Mainly because of the stories of people helping others, lifting each other's spirits (singing etc - Italy videos made me bawl) and generally being nice humans. Reading updates is just overwhelming to my right now though too, DH was catching up with news last night and I had to take myself to bed because I just don't have the space in my head for it all.

goldfinchfan · 19/03/2020 16:46

Think of this as a massive Life Lesson for All of us.

Children will learn that wanting something doesn't actually make it happen and fo rthe rest of us Nature is already benefiting from humans making Less pollution.
We have been told by young people that we have to Save The Planet well maybe this is the Beginning?
After all it was always going to involve pain as we have basically trashed the planet and have to cut back on consumption and our selfish destructive habits.

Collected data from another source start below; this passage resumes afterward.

RT_DEV uint32_t tea(uint32_t val0, uint32_t val1)
{
  uint32_t v0 = val0, v1 = val1, s0 = 0;
#pragma unroll
  for(uint32_t n = 0; n < 16; n++) {
    s0 += 0x9e3779b9u;
    v0 += ((v1 << 4) + 0xa341316cu) ^ (v1 + s0) ^ ((v1 >> 5) + 0xc8013ea4u);
    v1 += ((v0 << 4) + 0xad90777du) ^ (v0 + s0) ^ ((v0 >> 5) + 0x7e95761eu);
  }
  return v0;
}

constexpr float M_PI_F = 3.14159265358979323846f;
constexpr float M_1_OVER_PI_F = 0.318309886183790671538f;
constexpr float InvalidPdf = -1.0f;
constexpr float Pi = M_PI_F;
// ... 71 lines not shown
  if((nv.x < 3.402823466e+38f) && !rt_isinf(nv.x)) {
    const float d = 32767.0f / ((rt_abs(nv.x) + rt_abs(nv.y)) + rt_abs(nv.z));
    int x = rt_ftoi(rintf(nv.x * d));
    int y = rt_ftoi(rintf(nv.y * d));
    if(nv.z < 0.0f) {
      const int maskx = x >> 31, masky = y >> 31;
      const int tmp = 32767 + maskx + masky;
      const int tmpx = x;
      x = (tmp - (y ^ masky)) ^ maskx;
      y = (tmp - (tmpx ^ maskx)) ^ masky;
    }
    uint32_t packed = (uint32_t(y + 32767) << 16) | (uint32_t(x + 32767) & 0xffffu);
    if(packed == ~0u) return ~0x1u;
    return packed;
  }
  return ~0u;
}
RT_DEV float short_to_floatm11(int v)
{
  return (v >= 0) ? (rt_u2f(0x3F800000u | (uint32_t(v) << 8)) - 1.0f) : (rt_u2f((0x80000000u | 0x3F800000u) | (uint32_t(-v) << 8)) + 1.0f);
}
RT_DEV f3 decompress_unit_vec(uint32_t packed)
{
  if(packed != ~0u) {
    int x = int(packed & 0xFFFFu) - 32767;
    int y = int(packed >> 16) - 32767;
    const int maskx = x >> 31, masky = y >> 31;
    const int tmp0 = 32767 + maskx + masky;
    const int ymask = y ^ masky;
    const int tmp1 = tmp0 - (x ^ maskx);
    const int z = tmp1 - ymask;
    float zf;
    if(z < 0) {
      x = (tmp0 - ymask) ^ maskx;
      y = tmp1 ^ masky;
      zf = rt_u2f((0x80000000u | 0x3F800000u) | (uint32_t(-z) << 8)) + 1.0f;
    } else {
      zf = rt_u2f(0x3F800000u | (uint32_t(z) << 8)) - 1.0f;
    }
    return normalize(mk3(short_to_floatm11(x), short_to_floatm11(y), zf));
  }
  return mk3(3.402823466e+38f);
}

RT_DEV float resvToScalar(f3 x) { return luminance(x); }
RT_DEV bool resvInvalidW(float w) { return rt_isnan(w) || w < 0.0f; }

RT_DEV m3 localRefMatrix(f3 n)
{
  f3 t = (rt_abs(n.y) > 0.9999f) ? mk3(0.0f, 0.0f, 1.0f) : mk3(0.0f, 1.0f, 0.0f);
  f3 b = normalize(cross(n, t));
  t = cross(b, n);
  return m3{t, b, n};
}
RT_DEV f3 localToWorld(f3 n, f3 v) { return normalize(mul(localRefMatrix(n), v)); }
RT_DEV f3 sampleHemisphereCosine(f3 n, f2 r)
{
  f2 d = toConcentricDisk(r);
  float z = rt_sqrt(1.0f - dot(d, d));
  return localToWorld(n, mk3(d.x, d.y, z));
}
RT_DEV float satDot(f3 a, f3 b) { return rt_max(dot(a, b), 0.0f); }
RT_DEV float absDot(f3 a, f3 b) { return rt_abs(dot(a, b)); }
RT_DEV f3 FresnelSchlick(float cosTheta, f3 f0)
{
  float cos4 = 1.0f - cosTheta;
  cos4 *= cos4;
  cos4 *= cos4;
  return mix(f0, mk3(1.0f), cos4 * (1.0f - cosTheta));
}
RT_DEV float SchlickG(float cosTheta, float alpha) { float a = alpha * 0.5f; return cosTheta / (cosTheta * (1.0f - a) + a); }
RT_DEV float SmithG(float cosWo, float cosWi, float alpha) { return SchlickG(rt_abs(cosWo), alpha) * SchlickG(rt_abs(cosWi), alpha); }
RT_DEV float GTR2Distrib(float cosTheta, float alpha)
{
  if(cosTheta < 1e-6f) return 0.0f;
  float aa = alpha * alpha;
  float nom = aa;
  float denom = cosTheta * cosTheta * (aa - 1.0f) + 1.0f;
  denom = denom * denom * Pi;
  return nom / denom;
}
RT_DEV float GTR2Pdf(f3 n, f3 m, f3 wo, float alpha)
{
  return GTR2Distrib(dot(n, m), alpha) * SchlickG(dot(n, wo), alpha) * absDot(m, wo) / absDot(n, wo);
}
RT_DEV f3 GTR2Sample(f3 n, f3 wo, float alpha, f2 r)
{
  m3 transMat = localRefMatrix(n);
  m3 transInv = inverse(transMat);
  f3 vh = normalize(mul(transInv, wo) * mk3(alpha, alpha, 1.0f));
  float lenSq = vh.x * vh.x + vh.y * vh.y;
  f3 t = lenSq > 0.0f ? mk3(-vh.y, vh.x, 0.0f) / rt_sqrt(lenSq) : mk3(1.0f, 0.0f, 0.0f);
  f3 b = cross(vh, t);
  f2 p = toConcentricDisk(r);
  float s = 0.5f * (vh.z + 1.0f);
  p.y = (1.0f - s) * rt_sqrt(1.0f - p.x * p.x) + s * p.y;
  f3 h = (t * p.x + b * p.y) + vh * rt_sqrt(rt_max(0.0f, 1.0f - dot(p, p)));
  h = mk3(h.x * alpha, h.y * alpha, rt_max(0.0f, h.z));
  return normalize(mul(transMat, h));
}
RT_DEV f3 metallicWorkflowBSDF(const Material& mat, f3 n, f3 wo, f3 wi)
{
  f3 baseColor = mat.albedo;
  float alpha = mat.roughness, metallic = mat.metallic;
  f3 h = normalize(wo + wi);
  float cosO = dot(n, wo), cosI = dot(n, wi);
  if(cosI * cosO < 1e-7f) return mk3(0.0f);
  f3 f = FresnelSchlick(dot(h, wo), mix(mk3(.08f), baseColor, metallic));
  float g = SmithG(cosO, cosI, alpha);
  float d = GTR2Distrib(dot(n, h), alpha);
  return mix(baseColor * PiInv * (1.0f - metallic), mk3(g * d / (4.0f * cosI * cosO)), f);
}
RT_DEV float metallicWorkflowPdf(const Material& mat, f3 n, f3 wo, f3 wi)
{
  float alpha = mat.roughness, metallic = mat.metallic;
  f3 h = normalize(wo + wi);
  return mixf(satDot(n, wi) * PiInv, GTR2Pdf(n, h, wo, alpha) / (4.0f * absDot(h, wo)), 1.0f / (2.0f - metallic));
}
RT_DEV float metallicWorkflowSample(const Material& mat, f3 n, f3 wo, f3 r, f3& bsdf, f3& dir)
{
  float alpha = mat.roughness, metallic = mat.metallic;
  if(r.z > (1.0f / (2.0f - metallic))) dir = sampleHemisphereCosine(n, mk2(r.x, r.y));
  else {
    f3 h = GTR2Sample(n, wo, alpha, mk2(r.x, r.y));
    dir = -reflect(wo, h);
  }
  if(dot(n, dir) < 0.0f) return InvalidPdf;
  bsdf = metallicWorkflowBSDF(mat, n, wo, dir);
  return metallicWorkflowPdf(mat, n, wo, dir);
}

struct Ctx {
  const DevScene& S;
  const rt_state& rtx;
  const rt_scene_camera& cam;
  uint2* stack;
  uint32_t seed;
  i2 imageCoords;
  RayHit hit;
  uint32_t lastLightId;
  TravCounters tc;
  uint32_t nClosest, nAny, nShaded, nRis;

  RT_DEV Ctx(const DevScene& s, const rt_state& r, const rt_scene_camera& c, uint2* st)
      : S(s), rtx(r), cam(c), stack(st), seed(0), imageCoords{0, 0}, lastLightId(0xffffffffu), tc{0, 0}, nClosest(0), nAny(0), nShaded(0), nRis(0)
  {
    hit.t = RT_INFINITY; hit.gid = 0xffffffffu; hit.u = hit.v = 0.f;
  }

I am terrified as I am housebound and isolating due to "Underlying health conditions" I can't see my family and miss them. I don't know if I can come through this but I hope so
And I hope we all can take looking after the planet seriously
We have to adapt.
Even if the CV is over with in a year, we need to make changes. Haven't the young been telling us this?

AgentCooper · 19/03/2020 16:52

Lovely, sensible, thoughtful post @Babdoc Flowers

I’ve cried a lot over the past few days about how small my wee one’s world is about to become. But then I remind myself that this is temporary. Horrible but temporary.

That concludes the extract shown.